What is needed:
Each line of the records containing "ifndef" is to be copied out and returned.

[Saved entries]
# lh3/minigraph

Hardware: NVIDIA H100
Metric: mapped Gbp/s (-cx lr) (higher is better)
Workload: dtype int64/u8 (fp32 chain penalties, bit-exact)

## Files before the change

### include/mgb200.h

```cpp
#ifndef MGB200_H
#define MGB200_H

#include <stdint.h>
#include <stddef.h>

#ifdef __cplusplus
extern "C" {
#endif

#ifndef __GFA_H__
#define __GFA_H__
typedef struct {
	uint64_t v_lv;
	uint32_t w;
	int32_t rank;
	int32_t ov, ow;
	uint64_t link_id:61, strong:1, del:1, comp:1;
} gfa_arc_t;

typedef struct { uint32_t m_aux, l_aux; uint8_t *aux; } gfa_aux_t;

typedef struct gfa_utg_s gfa_utg_t;

typedef struct {
// ... 145 lines not shown
	int64_t n_jobs_side;
	int64_t n_slots;
	double t_pack_ms, t_asm_ms;
	int64_t n_jobs;
	int64_t n_jobs_mid, n_jobs_big;
	int64_t n_reads, n_bases;
	int64_t n_seeds;
	int64_t n_anchors_out;
	int64_t n_chains_out;
	int64_t n_minimizers;
	int64_t out_bytes;
	int64_t n_launches;
	int64_t n_retry;
	uint64_t arena_peak;
	double t_kernel_ms[10];
	uint64_t prof[32];
	double t_lab_ms;
	int64_t n_lab_new;
	int64_t n_lab_big;
	int64_t h2d_bytes;
	double w_gpu_wait_ms;
	double w_slot_wait_ms, w_upload_ms, w_pass_ms, w_redo_ms, w_download_ms;
} mgb_stats_t;

int mgb_test_wfa(const char *ts, int tl, const char *qs, int ql, int64_t max_iter, int step, uint32_t *cigar, int cap, int *score);

#define MGB_TEST_TIER2_CONT 4
int mgb_test_wfa_tier(int tier, int n, const char *ts, const int64_t *t_off, const int32_t *tl, const char *qs, const int64_t *q_off,
					  const int32_t *ql, int64_t *out, uint32_t *cigar, int cap);

int mgb_test_gwfa(const mg_idx_t *gi, int mode, int n, const char *q, const int64_t *q_off, const int32_t *ql, const uint32_t *v0,
// ... 34 lines not shown
```

### minigraph_b200/capi.py

```python
import ctypes as C
import os

MG_M_RMQ = 0x8000
MG_M_CIGAR = 0x4000000
MG_M_PRINT_2ND = 0x2000


class mg128_t(C.Structure):
    _fields_ = [("x", C.c_uint64), ("y", C.c_uint64)]


class mg_idxopt_t(C.Structure):
    _fields_ = [("w", C.c_int), ("k", C.c_int), ("bucket_bits", C.c_int)]


class mg_mapopt_t(C.Structure):
    _fields_ = [
        ("flag", C.c_uint64), ("mini_batch_size", C.c_int64), ("seed", C.c_int), ("max_qlen", C.c_int),
        ("pe_ori", C.c_int), ("occ_max1", C.c_int), ("occ_max1_cap", C.c_int), ("occ_max1_frac", C.c_float),
        ("bw", C.c_int), ("bw_long", C.c_int), ("rmq_size_cap", C.c_int), ("rmq_rescue_size", C.c_int),
        ("rmq_rescue_ratio", C.c_float), ("max_gap_pre", C.c_int), ("max_gap", C.c_int), ("max_gap_ref", C.c_int),
        ("max_frag_len", C.c_int), ("div", C.c_float), ("chn_pen_gap", C.c_float), ("chn_pen_skip", C.c_float),
        ("max_lc_skip", C.c_int), ("max_lc_iter", C.c_int), ("max_gc_skip", C.c_int), ("min_lc_cnt", C.c_int),
        ("min_lc_score", C.c_int), ("min_gc_cnt", C.c_int), ("min_gc_score", C.c_int), ("gdp_max_ed", C.c_int),
# ... 49 lines not shown

class gfa_t(C.Structure):
    _fields_ = [("m_seg", C.c_uint32), ("n_seg", C.c_uint32), ("max_rank", C.c_uint32), ("seg", C.POINTER(gfa_seg_t)),
                ("h_names", C.c_void_p), ("m_sseq", C.c_uint32), ("n_sseq", C.c_uint32),
                ("sseq", C.POINTER(gfa_sseq_t)), ("h_snames", C.c_void_p), ("m_arc", C.c_uint64),
                ("n_arc", C.c_uint64), ("arc", C.c_void_p), ("link_aux", C.c_void_p), ("idx", C.POINTER(C.c_uint64))]


class mgb_stats_t(C.Structure):
    _fields_ = [("t_h2d_ms", C.c_double), ("t_seed_ms", C.c_double), ("t_chain_ms", C.c_double),
                ("t_align_ms", C.c_double), ("t_d2h_ms", C.c_double), ("t_host_ms", C.c_double),
                ("t_wfa_ms", C.c_double), ("t_finish_ms", C.c_double), ("t_dev_span_ms", C.c_double), ("skip1_len", C.c_int64), ("skip2_len", C.c_int64), ("n_jobs_side", C.c_int64), ("n_slots", C.c_int64), ("t_pack_ms", C.c_double), ("t_asm_ms", C.c_double),
                ("n_jobs", C.c_int64), ("n_jobs_mid", C.c_int64), ("n_jobs_big", C.c_int64),
                ("n_reads", C.c_int64), ("n_bases", C.c_int64), ("n_seeds", C.c_int64), ("n_anchors_out", C.c_int64),
                ("n_chains_out", C.c_int64), ("n_minimizers", C.c_int64), ("out_bytes", C.c_int64),
                ("n_launches", C.c_int64), ("n_retry", C.c_int64), ("arena_peak", C.c_uint64), ("t_kernel_ms", C.c_double * 10), ("prof", C.c_uint64 * 32), ("t_lab_ms", C.c_double), ("n_lab_new", C.c_int64), ("n_lab_big", C.c_int64), ("h2d_bytes", C.c_int64),
                ("w_gpu_wait_ms", C.c_double), ("w_slot_wait_ms", C.c_double), ("w_upload_ms", C.c_double), ("w_pass_ms", C.c_double), ("w_redo_ms", C.c_double), ("w_download_ms", C.c_double)]


class mgb_reads_t(C.Structure):
    _fields_ = [("n_reads", C.c_int64), ("n_bases", C.c_int64), ("name", C.POINTER(C.c_char_p)), ("seq", C.POINTER(C.c_char_p)),
                ("len", C.POINTER(C.c_int)), ("block", C.c_void_p)]


KERNEL_NAMES = ["k_seed", "k_chain", "k_gchain", "k_index_sketch", "k_wfa_small", "k_finish", "k_wfa_mid", "k_wfa_big", "k_gwfa", "k_gchain_gen"]
PROF_NAMES = ["wfa_fast_cyc", "wfa_fast_n", "wfa_slow_cyc", "wfa_slow_n", "wfa_max_cyc", "wfa_cells", "wfa_tb_cyc", "gc_dp_cyc", "gc_gen_cyc",
              "gc_post_cyc", "gc_plan_cyc", "fin_cigar_cyc", "fin_ds_cyc", "seed_sketch_cyc", "seed_match_cyc", "seed_sort_cyc", "chain_dp_cyc",
              "chain_onchip_n", "chain_rmq_cyc", "chain_post_cyc", "wfa_mid_cyc", "wfa_mid_n", "gc_gwfa_cyc", "gc_bridge_shortk_cyc", "gc_extra_sort_cyc", "gwfa_max_cyc", "gc_dp_max_cyc", "wfa_handoff_cells", "wfa_handoff_n", "lab_cyc", "lab_n"]
WFA_TIER2_CONT = 4
LCHAIN_DP, LCHAIN_RMQ, LCHAIN_RESCUE = 0, 1, 2
LCHAIN_PATH_DP, LCHAIN_PATH_RMQ_W, LCHAIN_PATH_RMQ_TIE, LCHAIN_PATH_RMQ_CAP = 0, 1, 2, 3


class mgb_lchain_opt_t(C.Structure):
    _fields_ = [(k, C.c_int32) for k in ("max_dist_x", "max_dist_y", "bw", "max_skip", "max_iter", "min_cnt", "min_sc")] + \
               [("pen_gap", C.c_float), ("pen_skip", C.c_float)] + \
               [(k, C.c_int32) for k in ("is_cdna", "n_seg", "max_dist_inner", "cap_rmq_size")]


def bind_mapping_api(lib):
    lib.mg_index.restype = C.POINTER(mg_idx_t)
    lib.mg_index.argtypes = [C.POINTER(gfa_t), C.POINTER(mg_idxopt_t), C.c_int, C.POINTER(mg_mapopt_t)]
    lib.mg_idx_destroy.restype = None
# ... 86 lines not shown
```

### minigraph_b200/csrc/mgb_engine.cu

```cuda
#include <stdio.h>
#include <stdlib.h>
#include <string.h>
#include <math.h>
#include <vector>
#include <algorithm>
#include <string>
#include <chrono>
#include <thread>
#include <mutex>
#include <condition_variable>
#include <functional>
#include <unordered_map>
#include "mgb_hostpool.h"

#include "../../include/mgb200.h"
#include "mgb_galign.cuh"
#include "mgb_gaf.cuh"

#ifndef MGB_HOSTSIM
#include <cuda_runtime.h>
#include "mgb_index.cuh"
#endif
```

Final answer:
#ifndef MGB200_H
#ifndef __GFA_H__
#ifndef MGB_HOSTSIM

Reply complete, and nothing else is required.